▸ Raw data
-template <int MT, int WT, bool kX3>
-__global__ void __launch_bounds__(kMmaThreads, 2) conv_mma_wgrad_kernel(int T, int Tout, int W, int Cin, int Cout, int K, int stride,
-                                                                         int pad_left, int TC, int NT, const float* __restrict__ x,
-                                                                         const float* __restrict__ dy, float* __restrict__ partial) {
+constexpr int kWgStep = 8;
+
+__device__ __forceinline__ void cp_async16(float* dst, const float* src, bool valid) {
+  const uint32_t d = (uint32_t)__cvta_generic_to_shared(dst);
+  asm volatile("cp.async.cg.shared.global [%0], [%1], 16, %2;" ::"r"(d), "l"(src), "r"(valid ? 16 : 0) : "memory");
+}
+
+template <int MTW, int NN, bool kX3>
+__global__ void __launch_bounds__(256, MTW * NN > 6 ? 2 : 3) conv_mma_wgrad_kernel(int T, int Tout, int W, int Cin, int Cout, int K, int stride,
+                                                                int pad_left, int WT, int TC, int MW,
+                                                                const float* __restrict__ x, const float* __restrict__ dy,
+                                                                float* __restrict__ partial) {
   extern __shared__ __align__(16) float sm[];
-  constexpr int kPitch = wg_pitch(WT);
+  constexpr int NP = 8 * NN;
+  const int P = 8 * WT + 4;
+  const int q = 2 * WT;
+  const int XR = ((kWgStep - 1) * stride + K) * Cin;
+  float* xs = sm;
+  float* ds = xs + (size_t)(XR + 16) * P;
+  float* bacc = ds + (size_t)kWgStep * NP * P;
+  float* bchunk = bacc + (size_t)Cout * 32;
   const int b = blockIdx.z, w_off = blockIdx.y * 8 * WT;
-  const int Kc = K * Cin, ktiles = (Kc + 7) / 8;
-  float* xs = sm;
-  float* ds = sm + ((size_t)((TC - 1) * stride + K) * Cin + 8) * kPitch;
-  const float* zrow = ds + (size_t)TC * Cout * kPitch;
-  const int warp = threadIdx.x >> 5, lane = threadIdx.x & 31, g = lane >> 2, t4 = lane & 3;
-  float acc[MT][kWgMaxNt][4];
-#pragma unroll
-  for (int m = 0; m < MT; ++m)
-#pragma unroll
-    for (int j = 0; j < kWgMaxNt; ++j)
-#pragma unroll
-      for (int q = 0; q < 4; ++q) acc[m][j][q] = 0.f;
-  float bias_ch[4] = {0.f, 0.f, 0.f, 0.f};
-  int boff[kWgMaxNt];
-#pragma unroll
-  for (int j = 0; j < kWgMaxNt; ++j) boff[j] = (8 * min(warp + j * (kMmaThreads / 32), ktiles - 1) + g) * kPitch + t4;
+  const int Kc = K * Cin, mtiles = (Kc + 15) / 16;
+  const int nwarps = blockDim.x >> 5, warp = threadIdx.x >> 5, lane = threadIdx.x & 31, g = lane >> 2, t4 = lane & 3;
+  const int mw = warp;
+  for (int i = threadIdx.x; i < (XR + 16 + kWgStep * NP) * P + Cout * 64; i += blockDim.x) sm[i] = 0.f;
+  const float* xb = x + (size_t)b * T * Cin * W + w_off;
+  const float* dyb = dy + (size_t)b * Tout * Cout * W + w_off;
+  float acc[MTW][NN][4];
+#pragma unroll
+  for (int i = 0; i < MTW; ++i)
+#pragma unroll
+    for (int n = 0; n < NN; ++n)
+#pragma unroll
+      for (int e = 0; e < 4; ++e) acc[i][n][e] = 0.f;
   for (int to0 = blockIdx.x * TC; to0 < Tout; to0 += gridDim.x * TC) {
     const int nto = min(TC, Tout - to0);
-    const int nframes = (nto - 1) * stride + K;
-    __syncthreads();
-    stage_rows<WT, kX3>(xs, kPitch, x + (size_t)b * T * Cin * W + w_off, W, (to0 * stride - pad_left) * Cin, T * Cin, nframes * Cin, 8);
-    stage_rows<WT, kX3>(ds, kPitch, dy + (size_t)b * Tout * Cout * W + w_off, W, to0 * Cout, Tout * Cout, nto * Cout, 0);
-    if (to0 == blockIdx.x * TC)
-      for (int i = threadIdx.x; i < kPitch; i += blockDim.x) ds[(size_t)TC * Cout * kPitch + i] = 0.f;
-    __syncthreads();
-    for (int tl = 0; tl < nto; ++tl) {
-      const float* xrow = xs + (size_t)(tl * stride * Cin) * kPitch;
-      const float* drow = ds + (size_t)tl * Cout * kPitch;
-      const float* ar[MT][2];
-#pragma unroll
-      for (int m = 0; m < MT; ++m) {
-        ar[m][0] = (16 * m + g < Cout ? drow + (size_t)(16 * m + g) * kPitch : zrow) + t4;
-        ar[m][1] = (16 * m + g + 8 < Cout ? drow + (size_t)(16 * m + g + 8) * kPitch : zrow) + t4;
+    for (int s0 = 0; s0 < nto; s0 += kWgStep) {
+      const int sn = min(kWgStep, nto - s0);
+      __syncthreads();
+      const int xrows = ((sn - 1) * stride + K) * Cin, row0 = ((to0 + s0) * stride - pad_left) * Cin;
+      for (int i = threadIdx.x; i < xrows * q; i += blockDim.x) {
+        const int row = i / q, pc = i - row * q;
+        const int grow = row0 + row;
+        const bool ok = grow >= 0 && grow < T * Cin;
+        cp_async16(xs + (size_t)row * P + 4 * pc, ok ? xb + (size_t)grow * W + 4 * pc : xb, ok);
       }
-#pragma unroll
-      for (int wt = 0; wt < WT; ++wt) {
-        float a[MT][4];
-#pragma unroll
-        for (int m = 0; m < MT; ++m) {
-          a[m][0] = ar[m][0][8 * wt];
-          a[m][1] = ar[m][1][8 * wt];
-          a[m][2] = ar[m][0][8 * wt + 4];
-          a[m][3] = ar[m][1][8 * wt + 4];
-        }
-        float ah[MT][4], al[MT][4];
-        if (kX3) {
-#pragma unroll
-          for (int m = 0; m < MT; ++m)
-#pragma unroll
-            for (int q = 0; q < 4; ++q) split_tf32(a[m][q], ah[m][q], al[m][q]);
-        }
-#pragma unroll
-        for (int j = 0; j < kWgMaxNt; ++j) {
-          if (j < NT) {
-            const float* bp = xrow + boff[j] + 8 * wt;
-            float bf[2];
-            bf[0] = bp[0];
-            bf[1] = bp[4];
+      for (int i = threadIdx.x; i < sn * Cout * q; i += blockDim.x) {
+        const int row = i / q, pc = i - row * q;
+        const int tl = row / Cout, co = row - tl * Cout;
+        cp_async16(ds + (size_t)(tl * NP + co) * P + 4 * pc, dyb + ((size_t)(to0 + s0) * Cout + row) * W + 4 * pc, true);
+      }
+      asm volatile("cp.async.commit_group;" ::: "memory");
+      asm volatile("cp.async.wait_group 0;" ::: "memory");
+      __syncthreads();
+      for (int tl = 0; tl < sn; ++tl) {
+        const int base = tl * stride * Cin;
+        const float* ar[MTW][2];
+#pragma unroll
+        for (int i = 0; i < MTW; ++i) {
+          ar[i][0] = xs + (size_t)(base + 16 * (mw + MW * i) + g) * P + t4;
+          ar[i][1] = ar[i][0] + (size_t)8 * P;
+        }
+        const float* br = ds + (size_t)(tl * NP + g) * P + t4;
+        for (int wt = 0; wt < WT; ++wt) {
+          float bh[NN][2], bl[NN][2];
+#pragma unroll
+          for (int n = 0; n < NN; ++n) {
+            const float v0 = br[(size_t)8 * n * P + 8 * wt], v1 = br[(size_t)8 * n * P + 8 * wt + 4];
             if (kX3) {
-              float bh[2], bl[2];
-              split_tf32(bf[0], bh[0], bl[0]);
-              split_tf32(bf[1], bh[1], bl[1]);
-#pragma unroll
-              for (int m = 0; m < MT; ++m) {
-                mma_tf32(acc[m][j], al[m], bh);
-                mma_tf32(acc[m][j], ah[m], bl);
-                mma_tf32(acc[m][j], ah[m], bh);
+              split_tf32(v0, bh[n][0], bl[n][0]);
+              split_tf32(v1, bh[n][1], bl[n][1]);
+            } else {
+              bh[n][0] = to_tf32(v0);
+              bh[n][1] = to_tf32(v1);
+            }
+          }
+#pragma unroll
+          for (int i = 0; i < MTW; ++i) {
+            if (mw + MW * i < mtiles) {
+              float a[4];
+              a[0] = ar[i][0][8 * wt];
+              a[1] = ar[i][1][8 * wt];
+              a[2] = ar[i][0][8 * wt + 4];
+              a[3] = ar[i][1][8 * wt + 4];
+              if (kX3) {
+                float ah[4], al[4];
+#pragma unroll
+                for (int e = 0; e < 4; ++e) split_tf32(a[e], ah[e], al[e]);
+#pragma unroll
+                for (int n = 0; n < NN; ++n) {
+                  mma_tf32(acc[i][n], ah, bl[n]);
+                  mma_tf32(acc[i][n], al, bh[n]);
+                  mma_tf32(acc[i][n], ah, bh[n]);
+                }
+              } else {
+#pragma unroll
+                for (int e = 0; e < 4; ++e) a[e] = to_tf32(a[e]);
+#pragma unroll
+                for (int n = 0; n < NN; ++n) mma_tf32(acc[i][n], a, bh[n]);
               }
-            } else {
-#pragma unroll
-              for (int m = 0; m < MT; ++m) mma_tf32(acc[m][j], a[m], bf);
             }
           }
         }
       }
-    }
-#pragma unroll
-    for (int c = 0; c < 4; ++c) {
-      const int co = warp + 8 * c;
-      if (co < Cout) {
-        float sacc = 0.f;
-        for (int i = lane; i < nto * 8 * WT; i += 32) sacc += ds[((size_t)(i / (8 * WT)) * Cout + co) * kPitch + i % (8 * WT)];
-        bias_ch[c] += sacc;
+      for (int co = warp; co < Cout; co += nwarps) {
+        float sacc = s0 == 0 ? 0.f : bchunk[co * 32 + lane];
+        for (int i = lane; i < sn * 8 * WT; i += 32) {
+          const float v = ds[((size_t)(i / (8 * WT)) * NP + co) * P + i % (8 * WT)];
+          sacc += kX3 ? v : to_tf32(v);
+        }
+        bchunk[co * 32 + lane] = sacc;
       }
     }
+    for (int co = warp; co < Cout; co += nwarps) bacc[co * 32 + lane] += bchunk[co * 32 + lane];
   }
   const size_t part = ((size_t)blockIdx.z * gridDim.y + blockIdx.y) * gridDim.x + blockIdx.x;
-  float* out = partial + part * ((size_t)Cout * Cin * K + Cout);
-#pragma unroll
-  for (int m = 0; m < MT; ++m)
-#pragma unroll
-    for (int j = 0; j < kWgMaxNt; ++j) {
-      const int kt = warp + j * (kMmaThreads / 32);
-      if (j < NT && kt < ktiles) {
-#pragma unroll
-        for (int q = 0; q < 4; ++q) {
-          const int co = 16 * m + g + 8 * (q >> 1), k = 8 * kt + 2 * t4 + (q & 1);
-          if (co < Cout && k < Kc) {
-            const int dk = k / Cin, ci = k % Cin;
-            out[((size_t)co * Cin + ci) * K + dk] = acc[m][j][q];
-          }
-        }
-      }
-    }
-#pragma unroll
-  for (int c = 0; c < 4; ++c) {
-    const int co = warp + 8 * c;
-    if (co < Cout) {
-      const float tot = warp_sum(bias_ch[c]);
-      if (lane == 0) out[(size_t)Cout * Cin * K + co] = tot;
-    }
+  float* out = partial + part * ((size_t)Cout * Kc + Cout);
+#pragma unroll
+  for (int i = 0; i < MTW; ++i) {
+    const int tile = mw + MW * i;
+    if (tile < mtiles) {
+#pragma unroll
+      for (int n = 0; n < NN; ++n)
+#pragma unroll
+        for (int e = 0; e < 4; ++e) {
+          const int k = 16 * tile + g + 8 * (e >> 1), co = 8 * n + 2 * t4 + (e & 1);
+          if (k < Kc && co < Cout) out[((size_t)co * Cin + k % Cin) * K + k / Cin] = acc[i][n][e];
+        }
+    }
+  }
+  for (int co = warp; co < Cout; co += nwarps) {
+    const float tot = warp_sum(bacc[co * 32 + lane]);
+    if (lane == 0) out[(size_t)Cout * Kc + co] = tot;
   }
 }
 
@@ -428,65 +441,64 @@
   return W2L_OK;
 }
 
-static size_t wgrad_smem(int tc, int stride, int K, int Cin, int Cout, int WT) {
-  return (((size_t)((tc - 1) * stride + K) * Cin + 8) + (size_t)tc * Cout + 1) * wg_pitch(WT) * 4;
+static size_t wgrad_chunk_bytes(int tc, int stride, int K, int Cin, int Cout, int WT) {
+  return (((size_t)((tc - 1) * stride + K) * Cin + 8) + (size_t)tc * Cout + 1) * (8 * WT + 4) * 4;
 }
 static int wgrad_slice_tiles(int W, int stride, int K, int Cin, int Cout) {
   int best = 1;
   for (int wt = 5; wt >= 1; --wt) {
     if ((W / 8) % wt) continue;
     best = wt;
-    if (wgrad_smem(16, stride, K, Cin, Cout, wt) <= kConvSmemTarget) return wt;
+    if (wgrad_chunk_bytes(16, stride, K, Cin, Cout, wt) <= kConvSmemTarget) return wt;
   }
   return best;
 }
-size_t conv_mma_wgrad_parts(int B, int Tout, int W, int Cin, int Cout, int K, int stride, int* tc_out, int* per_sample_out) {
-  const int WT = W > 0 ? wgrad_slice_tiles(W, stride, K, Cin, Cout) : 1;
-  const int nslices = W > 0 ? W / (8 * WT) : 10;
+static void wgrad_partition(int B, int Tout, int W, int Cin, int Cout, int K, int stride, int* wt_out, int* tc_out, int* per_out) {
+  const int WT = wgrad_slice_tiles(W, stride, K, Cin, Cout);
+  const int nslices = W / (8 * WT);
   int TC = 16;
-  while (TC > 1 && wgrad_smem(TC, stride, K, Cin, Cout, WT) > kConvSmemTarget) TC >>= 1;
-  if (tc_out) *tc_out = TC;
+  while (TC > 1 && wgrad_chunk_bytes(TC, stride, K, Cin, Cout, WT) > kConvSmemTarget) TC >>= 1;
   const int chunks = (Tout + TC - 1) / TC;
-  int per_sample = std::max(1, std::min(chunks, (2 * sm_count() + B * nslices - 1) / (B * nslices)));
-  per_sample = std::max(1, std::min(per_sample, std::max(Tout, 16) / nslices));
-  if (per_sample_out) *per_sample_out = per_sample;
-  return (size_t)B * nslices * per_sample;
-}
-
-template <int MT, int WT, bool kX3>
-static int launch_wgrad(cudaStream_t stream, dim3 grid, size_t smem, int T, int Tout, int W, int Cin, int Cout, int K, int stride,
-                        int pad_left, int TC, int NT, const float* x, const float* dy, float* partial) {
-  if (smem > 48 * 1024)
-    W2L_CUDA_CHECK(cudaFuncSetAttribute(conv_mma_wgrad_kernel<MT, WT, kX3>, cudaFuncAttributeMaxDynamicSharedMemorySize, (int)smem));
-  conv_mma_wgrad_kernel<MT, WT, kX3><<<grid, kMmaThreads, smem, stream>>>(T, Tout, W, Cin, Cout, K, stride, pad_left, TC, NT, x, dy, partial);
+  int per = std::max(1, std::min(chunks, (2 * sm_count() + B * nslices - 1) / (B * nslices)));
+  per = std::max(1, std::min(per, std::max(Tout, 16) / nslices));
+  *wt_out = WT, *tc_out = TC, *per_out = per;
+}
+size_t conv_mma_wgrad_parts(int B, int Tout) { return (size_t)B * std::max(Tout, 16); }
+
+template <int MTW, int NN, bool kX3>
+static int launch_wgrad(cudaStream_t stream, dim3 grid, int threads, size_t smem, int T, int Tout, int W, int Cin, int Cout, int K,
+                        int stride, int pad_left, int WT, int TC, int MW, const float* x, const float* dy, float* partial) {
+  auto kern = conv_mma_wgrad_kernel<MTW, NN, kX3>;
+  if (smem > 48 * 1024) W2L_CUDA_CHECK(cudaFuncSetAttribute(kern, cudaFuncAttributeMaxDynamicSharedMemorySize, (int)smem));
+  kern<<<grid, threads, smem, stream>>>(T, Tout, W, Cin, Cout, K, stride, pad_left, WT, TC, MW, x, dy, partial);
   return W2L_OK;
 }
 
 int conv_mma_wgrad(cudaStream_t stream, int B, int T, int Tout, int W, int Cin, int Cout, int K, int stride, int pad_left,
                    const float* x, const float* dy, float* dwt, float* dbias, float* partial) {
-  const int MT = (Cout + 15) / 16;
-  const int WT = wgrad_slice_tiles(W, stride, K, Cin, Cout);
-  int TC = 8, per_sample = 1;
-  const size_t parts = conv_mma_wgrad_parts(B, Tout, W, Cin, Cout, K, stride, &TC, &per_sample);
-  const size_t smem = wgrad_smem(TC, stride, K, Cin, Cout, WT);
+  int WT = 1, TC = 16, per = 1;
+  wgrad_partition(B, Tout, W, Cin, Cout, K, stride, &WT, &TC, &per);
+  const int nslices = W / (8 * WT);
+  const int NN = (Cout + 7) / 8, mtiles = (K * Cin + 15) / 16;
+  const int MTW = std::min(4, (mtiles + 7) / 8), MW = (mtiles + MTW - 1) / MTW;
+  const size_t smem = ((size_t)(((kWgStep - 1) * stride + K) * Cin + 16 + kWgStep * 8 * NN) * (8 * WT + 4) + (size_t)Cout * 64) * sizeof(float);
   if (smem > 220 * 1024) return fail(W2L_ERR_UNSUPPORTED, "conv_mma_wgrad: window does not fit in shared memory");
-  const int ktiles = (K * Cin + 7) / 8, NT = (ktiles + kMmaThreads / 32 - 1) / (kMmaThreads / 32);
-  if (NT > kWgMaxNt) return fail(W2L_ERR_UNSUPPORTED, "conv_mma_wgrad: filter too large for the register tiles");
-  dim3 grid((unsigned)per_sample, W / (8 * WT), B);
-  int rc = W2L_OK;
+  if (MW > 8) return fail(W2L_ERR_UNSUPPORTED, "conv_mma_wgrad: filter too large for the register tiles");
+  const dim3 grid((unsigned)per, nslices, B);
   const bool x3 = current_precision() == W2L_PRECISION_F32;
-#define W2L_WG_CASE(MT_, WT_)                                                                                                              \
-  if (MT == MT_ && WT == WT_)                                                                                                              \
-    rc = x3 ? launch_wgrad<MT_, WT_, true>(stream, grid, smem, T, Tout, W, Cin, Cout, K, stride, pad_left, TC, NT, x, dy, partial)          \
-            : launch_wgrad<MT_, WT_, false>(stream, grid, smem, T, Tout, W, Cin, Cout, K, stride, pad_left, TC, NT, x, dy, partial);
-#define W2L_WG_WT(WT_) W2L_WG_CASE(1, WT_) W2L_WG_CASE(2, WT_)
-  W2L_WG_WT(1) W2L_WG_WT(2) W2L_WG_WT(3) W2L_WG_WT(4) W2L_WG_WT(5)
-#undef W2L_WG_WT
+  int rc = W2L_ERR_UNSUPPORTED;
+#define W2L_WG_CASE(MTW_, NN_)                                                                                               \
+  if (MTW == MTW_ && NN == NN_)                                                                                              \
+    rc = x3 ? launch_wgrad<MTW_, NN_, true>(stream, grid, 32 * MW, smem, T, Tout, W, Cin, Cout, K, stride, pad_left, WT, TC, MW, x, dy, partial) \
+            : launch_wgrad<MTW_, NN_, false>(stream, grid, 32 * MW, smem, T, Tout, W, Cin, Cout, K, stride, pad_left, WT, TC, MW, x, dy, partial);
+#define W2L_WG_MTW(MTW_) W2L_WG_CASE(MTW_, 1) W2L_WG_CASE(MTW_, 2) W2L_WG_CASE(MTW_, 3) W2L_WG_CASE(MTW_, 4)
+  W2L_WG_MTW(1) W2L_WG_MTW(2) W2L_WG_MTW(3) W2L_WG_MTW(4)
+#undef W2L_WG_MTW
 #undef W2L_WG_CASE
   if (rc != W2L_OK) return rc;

▸ Directions
The lines needed are the ones from the first line of the entries through the line that contains "NT, const float* __restrict__", given again without any change.

▸ Written response
-template <int MT, int WT, bool kX3>
-__global__ void __launch_bounds__(kMmaThreads, 2) conv_mma_wgrad_kernel(int T, int Tout, int W, int Cin, int Cout, int K, int stride,
-                                                                         int pad_left, int TC, int NT, const float* __restrict__ x,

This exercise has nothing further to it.